━━━ Supplied data

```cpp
#define UZ_HIP(call)                                                                                   \
    do {                                                                                               \
        hipError_t e__ = (call);                                                                       \
        if (e__ != hipSuccess)                                                                         \
// ... 216 lines not shown
    uint8_t *nlow = nullptr;
    int64_t n_qlow_pos = 0;
    int64_t n_plane_units = 0;
    const uint32_t *cigar = nullptr;
    const uint8_t *seq4 = nullptr;
    uint8_t *qlow = nullptr;
    int32_t qlow_thr = 0;
    bool qlow_valid = false;
    uint8_t *qual8 = nullptr;
    uint32_t *qual_off16 = nullptr;
    uint16_t *qs = nullptr;
    int32_t *coarse = nullptr;
    int32_t *mid = nullptr;
    int32_t *mid8 = nullptr;
    hipEvent_t ready = nullptr;
    bool pending = false;
    hipEvent_t built = nullptr;
    RecColumns cols;
    void *build_scratch = nullptr;
    int64_t n_cigar_staged = 0;
    const uint8_t *seq2_staged = nullptr;
    const uint32_t *exc_rec = nullptr;
    const uint16_t *exc_pos = nullptr;
    const uint8_t *exc_code = nullptr;
    int64_t n_exc = 0;
    int64_t n_bl = 0, n_bl_units = 0;
    const uz_kept_rec *kept_list = nullptr;
    const uint32_t *name_rec = nullptr;
    const uint8_t *names = nullptr;
    int64_t names_bytes = 0;
};

template <typename T>
struct DevPtr { T *p = nullptr; };
struct DnmsDev {
    int32_t n = 0;
    DevBuf<uint8_t> block;
    DevPtr<int32_t> contig, rcontig, start, end;
    DevPtr<uint8_t> vartype, dflags, mult;
    DevPtr<uint32_t> allele_off;
    DevPtr<uint8_t> alleles;
    double cutoff = 0;
};

struct ProfSlot {
    double total_ms = 0;
    int64_t launches = 0;
    int64_t last_units = 0;
};
struct ProfPending {
    int kernel;
    hipEvent_t a, b;
};

struct uz_ctx {
    int device = 0;
    hipStream_t stream = nullptr;
    hipStream_t copy_stream = nullptr;
    hipStream_t build_stream = nullptr;
    int32_t *hflags = nullptr;
    std::vector<DevBlock> block_pool;
    uz_params P;
    std::string err;
    std::mutex err_mu;
    std::vector<SitesDev> sites;
    std::vector<FamilyDev> fams;
    std::vector<ReadsDev> reads;
    std::vector<SamplesDev> samples;
    DevBuf<int32_t> trio_idx;
    uint8_t *vcf_pin[2] = {nullptr, nullptr};
    size_t vcf_pin_cap[2] = {0, 0};

    DevBuf<int32_t> ab_lut;
    DevBuf<uint8_t> fam_batch;
    bool ab_lut_valid = false;
    bool ab_lut_t0_special = false;
    uz_params ab_lut_params;

    bool find_valid = false;
    int find_fam = -1, find_mode = 0;
    DnmsDev dn;
    uint8_t *dn_stage = nullptr;
    PinBuf find_pin;
    size_t dn_stage_cap = 0;
    hipEvent_t dn_stage_done = nullptr;
    DevBuf<int64_t> scan_part;
    DevBuf<int32_t> cnt_c, cnt_h;
    DevBuf<int64_t> win_range;
    DevBuf<int64_t> cand_off, het_off;
    DevBuf<int32_t> cand_idx, het_idx;
    DevBuf<uint8_t> cand_flags;
    int64_t n_cand = 0, n_het = 0;
    std::vector<int64_t> cand_off_h, het_off_h;
    FindKey find_key;
    unsigned long long find_stamp = 0, find_counter = 0;
    FindSlot find_alt[UZ_FIND_ALTS];

    bool cohort_on = false;
    DevBuf<int32_t> dn_fam;
    DevBuf<double> dn_cutoff;
    DevBuf<uint8_t *> fam_cls;
    std::vector<uint32_t> phase_qbase;
    int cohort_reads = -1;
    std::vector<int> cohort_ids;

    bool cnv_valid = false;
    int32_t cnv_n = 0;
    DevBuf<int32_t> cnv_counts, cnv_pos, cnv_origin, cnv_evidence, cnv_etype, cnv_rb;
    DevBuf<int64_t> cnv_off;
    DevBuf<int32_t> cnv_dense;
    std::vector<int32_t> cnv_counts_h;
    std::vector<int64_t> cnv_off_h;

    DevBuf<uint8_t> inf_comp, inf_out;
    DevBuf<int64_t> inf_in, inf_off;
    DevBuf<int32_t> inf_flags;
    hipStream_t inf_stream = nullptr, inf_stream2 = nullptr;
    hipEvent_t inf_ready = nullptr;

    struct WalkSlot {
#define UZ_X(T, name) DevBuf<T> name;
        UZ_WALK_BUFS(UZ_X)
        int64_t n_blocks = 0, out_bytes = 0, n_desc = 0, n_desc_all = 0, n_reach = 0;
        int32_t n_tasks = 0, max_host = -1;
        hipStream_t s0 = nullptr, s1 = nullptr;
        hipEvent_t ev = nullptr;
        struct Join {
            int64_t n_dev = 0, n_all = 0, aux_bytes = 0;
            int32_t n_host = 0, n_look = 0, n_ref = 0, round = 0, trips = 0;
            int64_t n_need = 0;
            bool filled = false, started = false, done = false, all_bases = false;
            UZ_JOIN_BUFS(UZ_X)
#undef UZ_X
            int64_t tot_h[16] = {0, 0, 0, 0, 0, 0, 0, 0, 0, 0, 0, 0, 0, 0, 0, 0};
            std::vector<int64_t> contig_off_h;
            std::vector<int32_t> max_span_h;
        } join;
    };
    static constexpr int WALK_SLOTS = WalkBook::SLOTS;
    WalkSlot walk[WALK_SLOTS];
    WalkBook book;

    struct HeadDev {
        bool live = false;
        int32_t n_files = 0;
        std::vector<int64_t> want, have, first;
        DevBuf<int32_t> tlen;
        DevBuf<int64_t> first_d;
    };
    std::vector<HeadDev> heads;
    DevBuf<uint8_t> hd_comp, hd_out;
    DevBuf<int64_t> hd_i64;
    DevBuf<int32_t> hd_i32;
    DevBuf<uint32_t> hd_u32;

    DevBuf<uint32_t> nm_ids, nm_len, nm_off;
    DevBuf<int64_t> rf_first;
    DevBuf<uint32_t> rf_mm;
    DevBuf<uint8_t> nm_out;
    PinBuf nm_pin;

    DevBuf<uint8_t> bed_in, bed_hook, bed_out;
    DevBuf<uint32_t> bed_len;
    DevBuf<int64_t> bed_off;
    PinBuf bed_pin;
    OutBufs vo, bo, df;
    DevBuf<uint8_t> df_slots;

    bool phase_valid = false;
    bool phase_open = false;
    int32_t phase_n = 0;
    void *phase_state = nullptr;

    uint32_t prof_mask = 0;
    ProfSlot prof[UZ_K_COUNT];
    std::vector<ProfPending> prof_pending;
    std::vector<hipEvent_t> event_pool;
};

template <typename T>
inline void uz_walk_grow(uz_ctx *c, DevBuf<T> &b, WalkKind kind, size_t n, size_t used = 0, hipStream_t st = nullptr) {
    const size_t hi = c->book.note(kind, n);
    std::pair<void *, size_t> old;
    if (b.ensure_parked(n, hi, &old, used, st)) c->book.grew(old.first, old.second);
}
#define UZ_WGROW(w, name, ...) uz_walk_grow(c, (w).name, WK_##name, __VA_ARGS__)
#define UZ_JGROW(J, name, ...) uz_walk_grow(c, (J).name, JK_##name, __VA_ARGS__)

template <typename V>
int new_slot(std::vector<V> &v) {
    for (size_t i = 0; i < v.size(); i++)
        if (!v[i].live) return (int)i;
    v.emplace_back();
    return (int)v.size() - 1;
}

void uz_prof_begin(uz_ctx *c, int kernel, hipEvent_t *a, hipEvent_t *b);
void uz_prof_end(uz_ctx *c, int kernel, hipEvent_t a, hipEvent_t b);
void uz_prof_drain(uz_ctx *c);

struct ProfScope {
    uz_ctx *c;
    int k;
    hipEvent_t a = nullptr, b = nullptr;
    ProfScope(uz_ctx *c_, int k_) : c(c_), k(k_) { uz_prof_begin(c, k, &a, &b); }
    ~ProfScope() { uz_prof_end(c, k, a, b); }
};

DevBlock uz_block_get(uz_ctx *c, size_t bytes);
void uz_block_put(uz_ctx *c, DevBlock b);

void uz_kcopy(uz_ctx *c, void *dst, const void *src, size_t bytes);
void uz_len_scan(uz_ctx *c, hipStream_t st, int64_t n, const uint32_t *len, uint32_t add, int64_t *off);
void uz_reads_make_ready(uz_ctx *c, ReadsDev &r);
void uz_reads_ready_for_threshold(uz_ctx *c, ReadsDev &r, const char *what);
void uz_check_upload_flag(uz_ctx *c);
size_t uz_rec_scratch_bytes(int64_t n);
void uz_build_records(uz_ctx *c, hipStream_t st, ReadsDev &r, const RecColumns &col, void *off_scratch);
void uz_pack_ascii_rows(uz_ctx *c, hipStream_t st, ReadsDev &r, const uint32_t *cigar_in, const uint32_t *cigar_off_in,
                        const uint8_t *seq_in, const uint32_t *sq_off16_in, uint32_t *cigar_out, uint8_t *seq4_out);
void uz_build_qlow(uz_ctx *c, hipStream_t st, ReadsDev &r, int min_base_qual);
void uz_concat_table(uz_ctx *c, hipStream_t st, ReadsDev &dst, const ReadsDev &src, int64_t rec_base, int64_t cigar_base, int64_t unit_base,
                     int64_t seq_base, uint32_t qname_base);
void uz_finish_table(uz_ctx *c, hipStream_t st, ReadsDev &r);
void uz_family_widen(uz_ctx *c, FamilyDev &f, int64_t n_sites);
void uz_sites_expand(uz_ctx *c, SitesDev &s, FamilyDev *f);
void uz_launch_family_pack(uz_ctx *c, const SamplesDev &sm, const SitesDev &s, int32_t n, const int32_t *trio, uint8_t *gt_out, size_t gt_stride, int32_t *wide_out);
void uz_vcf_parse_text(uz_ctx *c, const uz_vcf_text_view *t, int32_t n_pick, const int32_t *pick, SamplesDev &m, size_t chunk_bytes, std::vector<int64_t> &unsettled);
void uz_vcf_parse_bcf(uz_ctx *c, const uz_vcf_bcf_view *t, int32_t n_pick, const int32_t *pick, SamplesDev &m, size_t chunk_bytes, std::vector<int64_t> &unsettled);
void uz_launch_vcf_settle(uz_ctx *c, int64_t n, int32_t n_rows, const int64_t *site, const uint8_t *gt_in, const uint16_t *rd_in, const uint16_t *ad_in,
                          const uint16_t *gq_in, SamplesDev &m);
void uz_launch_site_scan(uz_ctx *c, FamilyDev &f, const SitesDev &s, bool with_cnv);
void uz_launch_site_scan_many(uz_ctx *c, FamilyDev *const *fams, int n_fam, const SitesDev &s, bool with_cnv);
void uz_launch_find(uz_ctx *c, FamilyDev &f, const SitesDev &s, int mode, bool host_offsets = true);
void uz_stage_dnms(uz_ctx *c, const uz_dnms_view *d);
void uz_launch_cnv(uz_ctx *c, const SitesDev &s, const int32_t *rb_counts_dev, int32_t *cnv_counts, int32_t *cnv_pos, int32_t *origin,
                   int32_t *evidence, int32_t *etype);
void uz_launch_cnv_dense(uz_ctx *c, const int32_t *cnv_counts, const int32_t *cnv_pos, int64_t *cnv_off, int32_t *dense);
void uz_launch_phase(uz_ctx *c, FamilyDev &f, const SitesDev &s, ReadsDev &r, int32_t *status, int32_t *counts,
                     int32_t *origin, int32_t *evidence, bool defer = false);
bool uz_finish_phase(uz_ctx *c, int32_t *status, int32_t *counts, int32_t *origin, int32_t *evidence);
void uz_launch_inflate(uz_ctx *c, hipStream_t st, int64_t n_blocks, const uint8_t *comp, int64_t comp_bytes_padded, const int64_t *in_off,
                       const int64_t *out_off, uint8_t *out, int32_t *cursor_and_err);
struct InflateBatch {
    const uint8_t *comp; int64_t comp_bytes, n_blocks; const int64_t *in_off, *out_off;
    uint8_t *d_comp; int64_t *d_in, *d_off; uint8_t *d_out; int32_t *d_flags;
    hipStream_t st[2]; hipEvent_t ev;
    bool tables_there = false;
    std::function<void(size_t, hipStream_t)> before, after;
};
void uz_queue_inflate(uz_ctx *c, const InflateBatch &b, const std::vector<int64_t> &cut);
void uz_launch_bam_walk(uz_ctx *c, hipStream_t st, int n_tasks, const uint8_t *buf, const int64_t *blk_at, const int64_t *blk_coff, const int32_t *task,
                        const int64_t *span, const int32_t *reach, const int32_t *fetch, int64_t *count, const int64_t *first, int64_t *walked, int32_t *flags,
                        uz_walk_desc *out, int64_t *n_direct, int64_t *tab_first, const uz_walk_file *tfile = nullptr);
void uz_launch_desc_filter(uz_ctx *c, hipStream_t st, bool fill, int n_tasks, const uz_walk_desc *in, const int64_t *first, const int64_t *count,
                           const int32_t *task, const int64_t *tab_first, unsigned long long *tab, int64_t *kcount, int64_t *kfirst, uz_walk_desc *out);
size_t uz_bam_walk_pad();
enum { JT_N = 0, JT_QNAMES = 1, JT_CIGAR = 2, JT_UNITS = 3, JT_SEQ_UNITS = 4, JT_NAME_BYTES = 5, JT_ERR = 6, JT_COUNT = 8 };
struct JoinPlanHost {
    int32_t n_host = 0, n_ref = 0;
    const int32_t *h_flags = nullptr;
    bool all_bases = false;
};
void uz_join_run(uz_ctx *c, uz_ctx::WalkSlot &w, const JoinPlanHost &P, const uz_walk_desc *x, int64_t n_x, const uint8_t *xaux, int64_t xaux_bytes,
                 const int32_t *look_tid, int64_t n_look, const int32_t *need_jtask);
void uz_join_needs(uz_ctx *c, uz_ctx::WalkSlot &w, uz_need_rec *out);
void uz_join_fetch(uz_ctx *c, uz_ctx::WalkSlot &w, uint64_t *voff, uint32_t *qname, int32_t *mate, uint8_t *bases, uz_kept_rec *kept);
void uz_launch_reads_files(uz_ctx *c, hipStream_t st, int32_t n_files, const void *rec_b, const int64_t *rec_first, uint32_t *mn, uint32_t *mx);
void uz_launch_name_lens(uz_ctx *c, hipStream_t st, int64_t n_ids, const uint32_t *ids, const uint32_t *name_rec, const uz_kept_rec *kept, int64_t n_recs, int64_t names_bytes,
                         uint32_t *len);
void uz_launch_name_gather(uz_ctx *c, hipStream_t st, int64_t n_ids, const uint32_t *ids, const uint32_t *name_rec, const uz_kept_rec *kept, const uint8_t *names,
                           const uint32_t *len, const uint32_t *off, uint8_t *out);
void uz_scan_u32(uz_ctx *c, hipStream_t st, const uint32_t *in, uint32_t *out, int64_t n, uz_ctx::WalkSlot::Join &J);
void uz_launch_bam_extract(uz_ctx *c, hipStream_t st, int64_t n, const uint8_t *buf, int64_t buf_bytes, const uint8_t *aux, int64_t aux_bytes, const uz_kept_rec *kept,
                           int thr, int32_t *start, int32_t *tlen, int32_t *mate, uint32_t *qname, uint16_t *flag, uint16_t *l_seq, uint16_t *n_cigar, uint8_t *mapq,
                           uint8_t *aux_col, uint32_t *cigar, uint8_t *seq4, uint32_t *plane, int32_t *err, uint8_t *names, int64_t n_cigar_total, int64_t n_row_units,
                           int64_t n_seq_units, int64_t names_bytes);
void uz_launch_crc32(uz_ctx *c, hipStream_t st, int64_t n_blocks, const uint8_t *out, const int64_t *out_off, const uint32_t *want, int32_t *err);
int uz_phase_votes_impl(uz_ctx *c, int64_t *vote_off, int32_t *vote_val);
int uz_phase_groups_impl(uz_ctx *c, int64_t *grp_off, int32_t *grp_q);
int uz_phase_sizing_fetch_impl(uz_ctx *c, int32_t *bounds, int32_t *pre_win, int32_t *pre_ha, int32_t *pre_hl, int64_t *reduced);
void uz_phase_state_free(uz_ctx *c);
void uz_phase_lists_dev(uz_ctx *c, int32_t *n, const int32_t **status, const int32_t **counts, const int32_t **pool, const long long **list_start,
                        const int32_t **list_len);
int uz_bed_rows_impl(uz_ctx *c, const uz_bed_view *rows, int verbose, int include_ambiguous, int64_t *off, const uint8_t **bytes);
int uz_bed_rows_lists_impl(uz_ctx *c, const uz_bed_view *rows, int verbose, int include_ambiguous, int32_t n_dnms, const int32_t *status, const int64_t *list_off,
                           const int32_t *list_val, uint32_t n_qnames, const uint32_t *name_off, const uint8_t *name_bytes, int32_t ratio, int64_t *off,
                           const uint8_t **bytes);
int uz_vcf_rows_impl(uz_ctx *c, const uz_vcf_text_view *text, const int64_t *line_at, const int64_t *ann_off, const int32_t *ann_col, const uint8_t *ann_gt,
                     const int32_t *ann_uops, const int8_t *ann_uet, int64_t *off, const uint8_t **bytes, uint8_t *handed_back);
void uz_bgzf_inflate_impl(uz_ctx *c, const uint8_t *comp, int64_t comp_bytes, int64_t n_blocks, const int64_t *in_off, const int64_t *out_off, uint8_t *out,
                         int repeat, double *kernel_ms);
void uz_bgzf_inflate_to_host_impl(uz_ctx *c, const uint8_t *comp, int64_t comp_bytes, int64_t n_blocks, const int64_t *in_off, const int64_t *out_off,
                                 uint8_t *out);
void uz_crc32_blocks_impl(uz_ctx *c, const uint8_t *data, int64_t n_blocks, const int64_t *off, const uint32_t *want, int64_t *first_bad);
void uz_head_walk_impl(uz_ctx *c, int *head_id, int32_t n_files, const uint8_t *comp, int64_t comp_bytes, int64_t n_blocks, const int64_t *in_off,
                      const int32_t *isize, const uint32_t *crc, const int64_t *blk_first, const int64_t *start, const int64_t *want, const int64_t *have,
                      int64_t *taken, int64_t *cursor, int32_t *state);
void uz_head_rank_impl(uz_ctx *c, int head_id, int32_t readlen, const int64_t *k, uint32_t *a, uint32_t *b);
void uz_head_fetch_impl(uz_ctx *c, int head_id, int32_t file, int32_t *out, int64_t cap, int64_t *n);
void uz_head_free_impl(uz_ctx *c, int head_id);
int uz_bgzf_deflate_impl(uz_ctx *c, const uint8_t *data, int64_t n_bytes, int64_t *n_blocks, const uint8_t **bgzf, int64_t *bgzf_bytes, int repeat, double *kernel_ms);
int uz_bcf_rows_impl(uz_ctx *c, const uz_bcf_lines_view *records, int64_t *off, uint64_t *samp_at, const uint8_t **bytes, uint8_t *handed_back);
```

━━━━━━

_What you will do_
Which lines in the data hold the string "mate"? Copy each of them.

_Answer_
void uz_join_fetch(uz_ctx *c, uz_ctx::WalkSlot &w, uint64_t *voff, uint32_t *qname, int32_t *mate, uint8_t *bases, uz_kept_rec *kept);
                           int thr, int32_t *start, int32_t *tlen, int32_t *mate, uint32_t *qname, uint16_t *flag, uint16_t *l_seq, uint16_t *n_cigar, uint8_t *mapq,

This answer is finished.